ASSIGNMENT:
Look for "fmul" in the records and copy every line that has it.

WORKING DATA:
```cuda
int ma_decode_slots_poll(int B, int tmax, void* ws_, int32_t* finished_host, int32_t* lens_host, void* stream) {
  if (!ws_ || !finished_host || !lens_host || B <= 0) {
    set_error("ma_decode_slots_poll: bad arguments");
    return 1;
  }
  std::lock_guard<std::mutex> lock(g_mu);
  cudaStream_t st;
  if (slots_enter(stream, &st)) return 1;
  DecWs ws = carve(ws_, B, tmax, 8195 + 61);
  cudaMemcpyAsync(finished_host, ws.s.finished, sizeof(int) * B, cudaMemcpyDeviceToHost, st);
  cudaMemcpyAsync(lens_host, ws.s.lens, sizeof(int) * B, cudaMemcpyDeviceToHost, st);
  if (cudaStreamSynchronize(st) != cudaSuccess) {
    set_error("ma_decode_slots_poll: %s", cudaGetErrorString(cudaGetLastError()));
    return 1;
  }
  return slots_leave(stream, "ma_decode_slots_poll");
}


void ma_mega_set_debug(unsigned long long timeout_ns, int fault) { mega_set_debug(timeout_ns, fault); }
int ma_decode_persistent_supported(void) { return mega_supported(); }

int ma_decoder_debug(void* ws_, int B, int tmax, int what, void* host_out, int nbytes) {
  DecWs ws = carve(ws_, B, tmax, 8195 + 61);
  cudaDeviceSynchronize();
  if (what == 0 && !mega_supported()) {
    memset(host_out, 0, (size_t)nbytes);
    return 0;
  }
  const char* src = (const char*)ws.mega + (what == 0 ? mega_error_flag_offset() : what == 1 ? mega_trace_offset() : mega_trace_cta_offset());
  return cudaMemcpy(host_out, src, (size_t)nbytes, cudaMemcpyDeviceToHost) == cudaSuccess ? 0 : 1;
}

}
```

meshanything_b200/csrc/decode_mega.cu:

```cuda
#include "canon.cuh"
#include "internal.h"

namespace ma {

constexpr int MG_THREADS = 512;
constexpr int MG_WARPS = 16;
constexpr int TEAM = 256;
constexpr int PARTF = 66;
constexpr int MAX_CHUNKS = 72;

struct MegaWs {
  uint2 qkv_w[QKV / 2];
  uint2 attn_w[HID / 2];
  uint2 ya_w[HID / 2];
  uint2 yb_w[HID / 2];
  uint2 f_w[FFN / 2];
  uint2 cand_w[256 * 2];
  int error;
  int pad_[3];
  unsigned long long trace[1280];
  unsigned long long trace_cta[160 * 8];
  ma_decoder_weights w;
  alignas(256) uint2 part_w[NHEAD * MAX_CHUNKS * PARTF];
  alignas(256) __half bias_cta[MA_MAX_LAYERS * 160 * 128];
};

constexpr int BIAS_QKV = 0, BIAS_OUT = 32, BIAS_FC1 = 48, BIAS_FC2 = 112;

struct MegaArgs {
  MegaWs* ws;
  SeqState s;
  __half* kv;
  long T;
  int n_steps, step_base, max_new, eos_id, pad_id;
  int rows_qkv, rows_out, rows_fc1, rows_fc2, rows_lm;
  int32_t* out_ids;
  const int32_t* forced;
  __half* logits_out;
  int* all_done;
  int* nkeys_next;
  int trace;
  int fault;
};

__device__ __forceinline__ unsigned long long gtimer() {
  unsigned long long t;
  asm volatile("mov.u64 %0, %globaltimer;" : "=l"(t));
  return t;
}

__device__ __forceinline__ void ll_store(uint2* p, uint32_t data, uint32_t ep) {
  asm volatile("st.volatile.global.v2.u32 [%0], {%1,%2};" ::"l"(p), "r"(data), "r"(ep) : "memory");
}
__device__ __forceinline__ uint4 ll_load2(const uint2* p) {
  uint4 v;
  asm volatile("ld.volatile.global.v4.u32 {%0,%1,%2,%3}, [%4];" : "=r"(v.x), "=r"(v.y), "=r"(v.z), "=r"(v.w) : "l"(p) : "memory");
  return v;
}
__device__ __forceinline__ uint2 ll_load1(const uint2* p) {
  uint2 v;
  asm volatile("ld.volatile.global.v2.u32 {%0,%1}, [%2];" : "=r"(v.x), "=r"(v.y) : "l"(p) : "memory");
  return v;
}
__constant__ unsigned c_spin_limit = 1u << 24;
#define SPIN_LIMIT c_spin_limit
__device__ __forceinline__ bool poll_giveup(int* err, unsigned& spins) {
  if ((++spins & 1023u) == 0) {
    if (*reinterpret_cast<volatile int*>(err)) return true;
    if (spins > SPIN_LIMIT) {
      atomicCAS(err, 0, 1 + (int)blockIdx.x);
      return true;
    }
  }
  return false;
}
__device__ __forceinline__ uint2 ll_wait2(const uint2* p, uint32_t ep, int* err) {
  uint4 v = ll_load2(p);
  unsigned spins = 0;
  while (v.y != ep || v.w != ep) {
    if (poll_giveup(err, spins)) break;
    v = ll_load2(p);
  }
  return make_uint2(v.x, v.z);
}
__device__ __forceinline__ uint32_t ll_wait1(const uint2* p, uint32_t ep, int* err) {
  uint2 v = ll_load1(p);
  unsigned spins = 0;
  while (v.y != ep) {
    if (poll_giveup(err, spins)) break;
    v = ll_load1(p);
  }
  return v.x;
}
template <int N>
__device__ __forceinline__ void ll_wait_units(const uint2* p, int stride, uint32_t ep, uint2* out, int* err) {
  uint4 v[N];
#pragma unroll
  for (int i = 0; i < N; i++) v[i] = ll_load2(p + 2 * i * stride);
  unsigned spins = 0;
  for (;;) {
    bool ok = true;
#pragma unroll
    for (int i = 0; i < N; i++) {
      if (v[i].y != ep || v[i].w != ep) {
        ok = false;
        v[i] = ll_load2(p + 2 * i * stride);
      }
    }
    if (ok) break;
    if (poll_giveup(err, spins)) break;
  }
#pragma unroll
  for (int i = 0; i < N; i++) out[i] = make_uint2(v[i].x, v[i].z);
}
__device__ __forceinline__ void store_x4(float* dst, uint2 d) {
  const __half2* hh = reinterpret_cast<const __half2*>(&d);
  const float2 p0 = __half22float2(hh[0]), p1 = __half22float2(hh[1]);
  *reinterpret_cast<float4*>(dst) = make_float4(p0.x, p0.y, p1.x, p1.y);
}
__device__ __forceinline__ void ll_gather(const uint2* src, int nhalf, uint32_t ep, __half* dst, int* err) {
  const int tid = threadIdx.x;
  if (nhalf == FFN) {
    uint2 d[2];
    ll_wait_units<2>(src + 2 * tid, MG_THREADS, ep, d, err);
    *reinterpret_cast<uint2*>(dst + 4 * tid) = d[0];
    *reinterpret_cast<uint2*>(dst + 4 * (tid + MG_THREADS)) = d[1];
  } else {
    for (int u = tid; u < nhalf / 4; u += MG_THREADS) {
      const uint2 d = ll_wait2(src + 2 * u, ep, err);
      *reinterpret_cast<uint2*>(dst + 4 * u) = d;
    }
  }
}

struct alignas(128) MegaSmem {
  uint64_t bar[4];
  uint64_t lnbar[2];
  uint64_t bbar[2];
  alignas(16) float ln1[2 * HID];
  alignas(16) float ln2[2 * HID];
  alignas(16) __half bias[2][128];
  ma_decoder_weights wtab;
  int errflag;
  float red[2][8];
  float wmax[2][8];
  float ared[2][8][65];
  float bval[MG_WARPS];
  int bidx[MG_WARPS];
  float cstage[2 * 2 * MAX_CHUNKS];
  alignas(16) __half stage16[64];
  alignas(16) float hres[HID];
  alignas(16) __half xs[FFN];
};

__device__ __forceinline__ uint4 ldcg16(const void* p) { return __ldcg(reinterpret_cast<const uint4*>(p)); }
__device__ __forceinline__ void fence_proxy_async() { asm volatile("fence.proxy.async.shared::cta;" ::: "memory"); }

__device__ __forceinline__ void layernorm_1024(float* v, const float* gamma, const float* beta, float (*red)[8], int tid) {
  if (tid >= 256) return;
  const int warp = tid >> 5, lane = tid & 31;
  const float inv = __fdiv_rn(1.0f, 1024.0f);
  float p = fadd(fadd(v[0], v[1]), fadd(v[2], v[3]));
  p = warp_sum(p);
  if (lane == 0) red[0][warp] = p;
  asm volatile("bar.sync 3, 256;" ::: "memory");
  const float mean = fmul(warp_tree(red[0], 8), inv);
  const float d0 = fsub(v[0], mean), d1 = fsub(v[1], mean), d2 = fsub(v[2], mean), d3 = fsub(v[3], mean);
  float q = fadd(fadd(fmul(d0, d0), fmul(d1, d1)), fadd(fmul(d2, d2), fmul(d3, d3)));
  q = warp_sum(q);
  if (lane == 0) red[1][warp] = q;
  asm volatile("bar.sync 3, 256;" ::: "memory");
  const float var = fmul(warp_tree(red[1], 8), inv);
  const float rstd = __fdiv_rn(1.0f, __fsqrt_rn(fadd(var, MA_LN_EPS)));
  const float4 g = *reinterpret_cast<const float4*>(gamma + 4 * tid);
  const float4 b = *reinterpret_cast<const float4*>(beta + 4 * tid);
  v[0] = ffma(fmul(d0, rstd), g.x, b.x);
  v[1] = ffma(fmul(d1, rstd), g.y, b.y);
  v[2] = ffma(fmul(d2, rstd), g.z, b.z);
  v[3] = ffma(fmul(d3, rstd), g.w, b.w);
}

__device__ __forceinline__ void team_sync(int team) { asm volatile("bar.sync %0, %1;" ::"r"(1 + team), "r"(TEAM) : "memory"); }

__device__ __forceinline__ void load_x8(const float* p, float* xf) {
  const float4 a = *reinterpret_cast<const float4*>(p), b = *reinterpret_cast<const float4*>(p + 4);
  xf[0] = a.x; xf[1] = a.y; xf[2] = a.z; xf[3] = a.w; xf[4] = b.x; xf[5] = b.y; xf[6] = b.z; xf[7] = b.w;
}

template <int K, bool RELU>
__device__ __forceinline__ void gemv_stage(const __half* sw, int nrows, const __half* bias, const __half* xs, int warp,
                                           int lane, __half* stage) {
  constexpr int G = K / 256;
  if (warp >= nrows) return;
  const __half* w[4];
  bool has[4];
#pragma unroll
  for (int i = 0; i < 4; i++) {
    const int r = warp + MG_WARPS * i;
    has[i] = r < nrows;
    w[i] = sw + (size_t)(has[i] ? r : warp) * K + 8 * lane;
  }
  float acc[4] = {0.0f, 0.0f, 0.0f, 0.0f};
  if (!has[1]) {
#pragma unroll 4
    for (int g = 0; g < G; g++) {
      float xf[8], f[8];
      unpack8(*reinterpret_cast<const uint4*>(xs + 256 * g + 8 * lane), xf);
      unpack8(*reinterpret_cast<const uint4*>(w[0] + 256 * g), f);
#pragma unroll
      for (int j = 0; j < 8; j++) acc[0] = ffma(f[j], xf[j], acc[0]);
    }
  } else if (!has[2]) {
#pragma unroll 4
    for (int g = 0; g < G; g++) {
      float xf[8], f0[8], f1[8];
      unpack8(*reinterpret_cast<const uint4*>(xs + 256 * g + 8 * lane), xf);
      unpack8(*reinterpret_cast<const uint4*>(w[0] + 256 * g), f0);
      unpack8(*reinterpret_cast<const uint4*>(w[1] + 256 * g), f1);
#pragma unroll
      for (int j = 0; j < 8; j++) {
        acc[0] = ffma(f0[j], xf[j], acc[0]);
        acc[1] = ffma(f1[j], xf[j], acc[1]);
      }
    }
  } else {
#pragma unroll 2
    for (int g = 0; g < G; g++) {
      float xf[8], f[4][8];
      unpack8(*reinterpret_cast<const uint4*>(xs + 256 * g + 8 * lane), xf);
#pragma unroll
      for (int i = 0; i < 4; i++) unpack8(*reinterpret_cast<const uint4*>(w[i] + 256 * g), f[i]);
#pragma unroll
      for (int j = 0; j < 8; j++) {
#pragma unroll
        for (int i = 0; i < 4; i++) acc[i] = ffma(f[i][j], xf[j], acc[i]);
      }
    }
  }
#pragma unroll
  for (int i = 0; i < 4; i++) {
    if (i == 0 || has[1]) acc[i] = warp_sum(acc[i]);
  }
  if (lane == 0) {
#pragma unroll
    for (int i = 0; i < 4; i++) {
      if (has[i]) {
        const int r = warp + MG_WARPS * i;
        __half h = __float2half_rn(fadd(acc[i], bias ? __half2float(bias[r]) : 0.0f));
        if (RELU && __half2float(h) < 0.0f) h = __float2half_rn(0.0f);
        stage[r] = h;
      }
    }
  }
}

__device__ __forceinline__ uint32_t pack2(__half a, __half b) {
  return (uint32_t)__half_as_ushort(a) | ((uint32_t)__half_as_ushort(b) << 16);
}

__device__ __forceinline__ void refill(__half* dst, const void* W, int row0, int nrows, int K, uint64_t* bar) {
  fence_proxy_async();
  if (nrows > 0) {
    const uint32_t bytes = (uint32_t)nrows * K * 2;
    mbar_expect_tx(bar, bytes);
    bulk_g2s(dst, reinterpret_cast<const __half*>(W) + (size_t)row0 * K, bytes, bar);
  } else {
    mbar_expect_tx(bar, 0);
  }
}

__device__ __forceinline__ void fill_ln(float* dst, const float* g, const float* b, uint64_t* bar) {
  fence_proxy_async();
  mbar_expect_tx(bar, 2u * HID * 4);
  bulk_g2s(dst, g, HID * 4, bar);
  bulk_g2s(dst + HID, b, HID * 4, bar);
}
__device__ __forceinline__ void fill_bias(__half* dst, const __half* src, uint64_t* bar) {
  fence_proxy_async();
  mbar_expect_tx(bar, 256);
  bulk_g2s(dst, src, 256, bar);
}
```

RESULT FOR THIS TASK:
  const float mean = fmul(warp_tree(red[0], 8), inv);
  float q = fadd(fadd(fmul(d0, d0), fmul(d1, d1)), fadd(fmul(d2, d2), fmul(d3, d3)));
  const float var = fmul(warp_tree(red[1], 8), inv);
  v[0] = ffma(fmul(d0, rstd), g.x, b.x);
  v[1] = ffma(fmul(d1, rstd), g.y, b.y);
  v[2] = ffma(fmul(d2, rstd), g.z, b.z);
  v[3] = ffma(fmul(d3, rstd), g.w, b.w);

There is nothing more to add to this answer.